INTRO We’ve had a great, positive response to the first part of the episode, and a new iTunes review from Steve Race, host of Squadron Chatter, the Unofficial Podcast for Squadron UK RPG.

GM SCREEN (with Simon Burley) Simon Burley returns, to talk about Imagine magazine, his role as a ‘zine editor, his passion for the UK convention scene and the design principles behind his Code of … series of games.

POST BAG We head for birthday drinks in the hubbub of the Las O Gowrie snug and review some of the correspondence that we’ve received

WHITE DWARF @DailyDwarf has written an essay about the articles and scenarios that appeared in White Dwarf to support GOLDEN HEROES.

SHAGGY DOG A long rambling story about the worst game ever.

OUTRO The usual parish notices and thanks to Patreons.

The world looks down on role-play gamers and the world of role-play gamers looks down on Super Hero role-play gamers.

Simon Burley makes this comment in Part Two of the interview that I did for the GROGNARD files episode 20 (currently in production).

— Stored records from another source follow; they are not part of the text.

After: 71720 (median of 6 runs). +4.4%, better.

```diff
diff --git a/bpe_tokenizer_b200/csrc/bpe_b200.cu b/bpe_tokenizer_b200/csrc/bpe_b200.cu
--- a/bpe_tokenizer_b200/csrc/bpe_b200.cu
+++ b/bpe_tokenizer_b200/csrc/bpe_b200.cu
@@ -413,9 +413,11 @@
   if (n) {
     k_alloc_lists<<<e->grid(4), 256, 0, e->stream>>>(e->table(), e->d_st.p, (uint32_t)e->pool.cap);
     CKL();
-    int k1b_per_sm = 8;
-    if (const char* v = getenv("BPE_K1B_PER_SM")) k1b_per_sm = std::max(1, std::min(atoi(v), 8));
-    k_scatter<<<e->grid(k1b_per_sm), K1_THREADS, 0, e->stream>>>(e->slots.p, (uint32_t)n, e->table(), e->pool.p, e->d_st.p);
+    int k1b_per_sm = 0;
+    CK(cudaFuncSetAttribute(k_scatter, cudaFuncAttributeMaxDynamicSharedMemorySize, (int)K1B_SMEM_BYTES));
+    CK(cudaOccupancyMaxActiveBlocksPerMultiprocessor(&k1b_per_sm, k_scatter, K1B_THREADS, K1B_SMEM_BYTES));
+    if (k1b_per_sm < 1) return fail(e, BPE_E_CUDA, "k_scatter does not fit on an SM");
+    k_scatter<<<e->grid(k1b_per_sm), K1B_THREADS, K1B_SMEM_BYTES, e->stream>>>(e->slots.p, (uint32_t)n, e->table(), e->pool.p, e->d_st.p);
     CKL();
   }
   CK(cudaEventRecord(e->ev1, e->stream));
diff --git a/bpe_tokenizer_b200/csrc/train_kernels.cuh b/bpe_tokenizer_b200/csrc/train_kernels.cuh
--- a/bpe_tokenizer_b200/csrc/train_kernels.cuh
+++ b/bpe_tokenizer_b200/csrc/train_kernels.cuh
@@ -111,15 +111,26 @@
 constexpr int K1_SMEM_SLOTS = 2048;
 constexpr int K1_MAX_PROBE = 8;
 #ifndef BPE_K1B_CHUNK_LOG
-#define BPE_K1B_CHUNK_LOG 16
+#define BPE_K1B_CHUNK_LOG 15
 #endif
+static_assert(BPE_K1B_CHUNK_LOG >= 10 && BPE_K1B_CHUNK_LOG <= 16, "k_scatter stages 16-bit offsets within a chunk");
 constexpr uint32_t K1B_CHUNK = 1u << BPE_K1B_CHUNK_LOG;
+constexpr int K1B_THREADS = 1024;
+static_assert(K1_SMEM_SLOTS % K1B_THREADS == 0 && K1B_THREADS % 32 == 0, "the prefix gives every thread whole slots");
 
 struct SmemHist {
   uint32_t key[K1_SMEM_SLOTS];
   uint32_t a[K1_SMEM_SLOTS];
   uint32_t b[K1_SMEM_SLOTS];
 };
+
+struct SmemScatter {
+  SmemHist h;
+  uint32_t start[K1_SMEM_SLOTS + 1];
+  uint32_t warp_sum[K1B_THREADS / 32];
+  uint16_t stage[K1B_CHUNK];
+};
+constexpr size_t K1B_SMEM_BYTES = sizeof(SmemScatter);
 
 __device__ __forceinline__ int sh_slot(SmemHist& sh, uint32_t key, bool insert) {
   uint32_t h = (key * 0x9E3779B1u) >> (32 - 11);
@@ -239,19 +250,24 @@
   }
 }
 
-__global__ void __launch_bounds__(K1_THREADS) k_scatter(const uint32_t* __restrict__ slots, uint32_t n, PairTable t,
-                                                         uint32_t* __restrict__ pool, DevState* st) {
-  __shared__ SmemHist sh;
-  uint32_t n_chunks = (n + K1B_CHUNK - 1) / K1B_CHUNK;
+__global__ void __launch_bounds__(K1B_THREADS) k_scatter(const uint32_t* __restrict__ slots, uint32_t n, PairTable t,
+                                                          uint32_t* __restrict__ pool, DevState* st) {
+  extern __shared__ __align__(16) unsigned char k1b_smem[];
+  SmemScatter& sh = *reinterpret_cast<SmemScatter*>(k1b_smem);
+  constexpr int PER = K1_SMEM_SLOTS / K1B_THREADS;
+  constexpr int WARPS = K1B_THREADS / 32;
+  const uint32_t lane = lane_id(), warp = threadIdx.x >> 5;
+  const uint32_t n_chunks = (n + K1B_CHUNK - 1) / K1B_CHUNK;
   for (uint32_t chunk = blockIdx.x; chunk < n_chunks; chunk += gridDim.x) {
-    for (int i = threadIdx.x; i < K1_SMEM_SLOTS; i += K1_THREADS) {
-      sh.key[i] = EMPTY_KEY;
-      sh.a[i] = 0;
+    for (int i = threadIdx.x; i < K1_SMEM_SLOTS; i += K1B_THREADS) {
+      sh.h.key[i] = EMPTY_KEY;
+      sh.h.a[i] = 0;
     }
     __syncthreads();
-    uint32_t g_begin = chunk * (K1B_CHUNK >> 2);
-    uint32_t g_end = min((n + 3) >> 2, g_begin + (K1B_CHUNK >> 2));
-    for (uint32_t g = g_begin + threadIdx.x; g < g_end; g += K1_THREADS) {
+    const uint32_t c0 = chunk * K1B_CHUNK;
+    const uint32_t g_begin = c0 >> 2;
+    const uint32_t g_end = min((n + 3) >> 2, g_begin + (K1B_CHUNK >> 2));
+    for (uint32_t g = g_begin + threadIdx.x; g < g_end; g += K1B_THREADS) {
       uint32_t p0 = g << 2;
       uint32_t v[5];
       load_group(slots, n, g, v);
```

I’m not sure if it’s the case that the RPG hobby has a complete downer on supers, but it is a niche within an already niche hobby that needs to fight its own corner against the opposition of the available alternatives. This activism probably accounts for the longevity of GOLDEN HEROES in the hearts of its fans; despite it’s relatively short shelf-life, there are enough supporters out there to ensure its continuation in the form of it’s most recent, wholly rewritten iteration Squadron UK. 

Since producing the podcast about GOLDEN HEROES, I’ve become aware of the enthusiastic fans that have been the driving force behind sustaining active interest in the game, for example, Steve Race and Kevin Rolfe host a podcast SQUADRON CHATTER which is the unofficial podcast of Squadron UK. It’s currently on an hiatus, but episodes are still available to enjoy. There’s examples of actual-play as well as progress reports on Kevin’s ambition to revise and update the supplements for GOLDEN HEROES. They also tell the story of a mythical project that was promised but never produced: “The Lancelot Caper” is mentioned by Pete Tamlyn in passing in a White Dwarf article but disappeared until it was uncovered by Kevin. 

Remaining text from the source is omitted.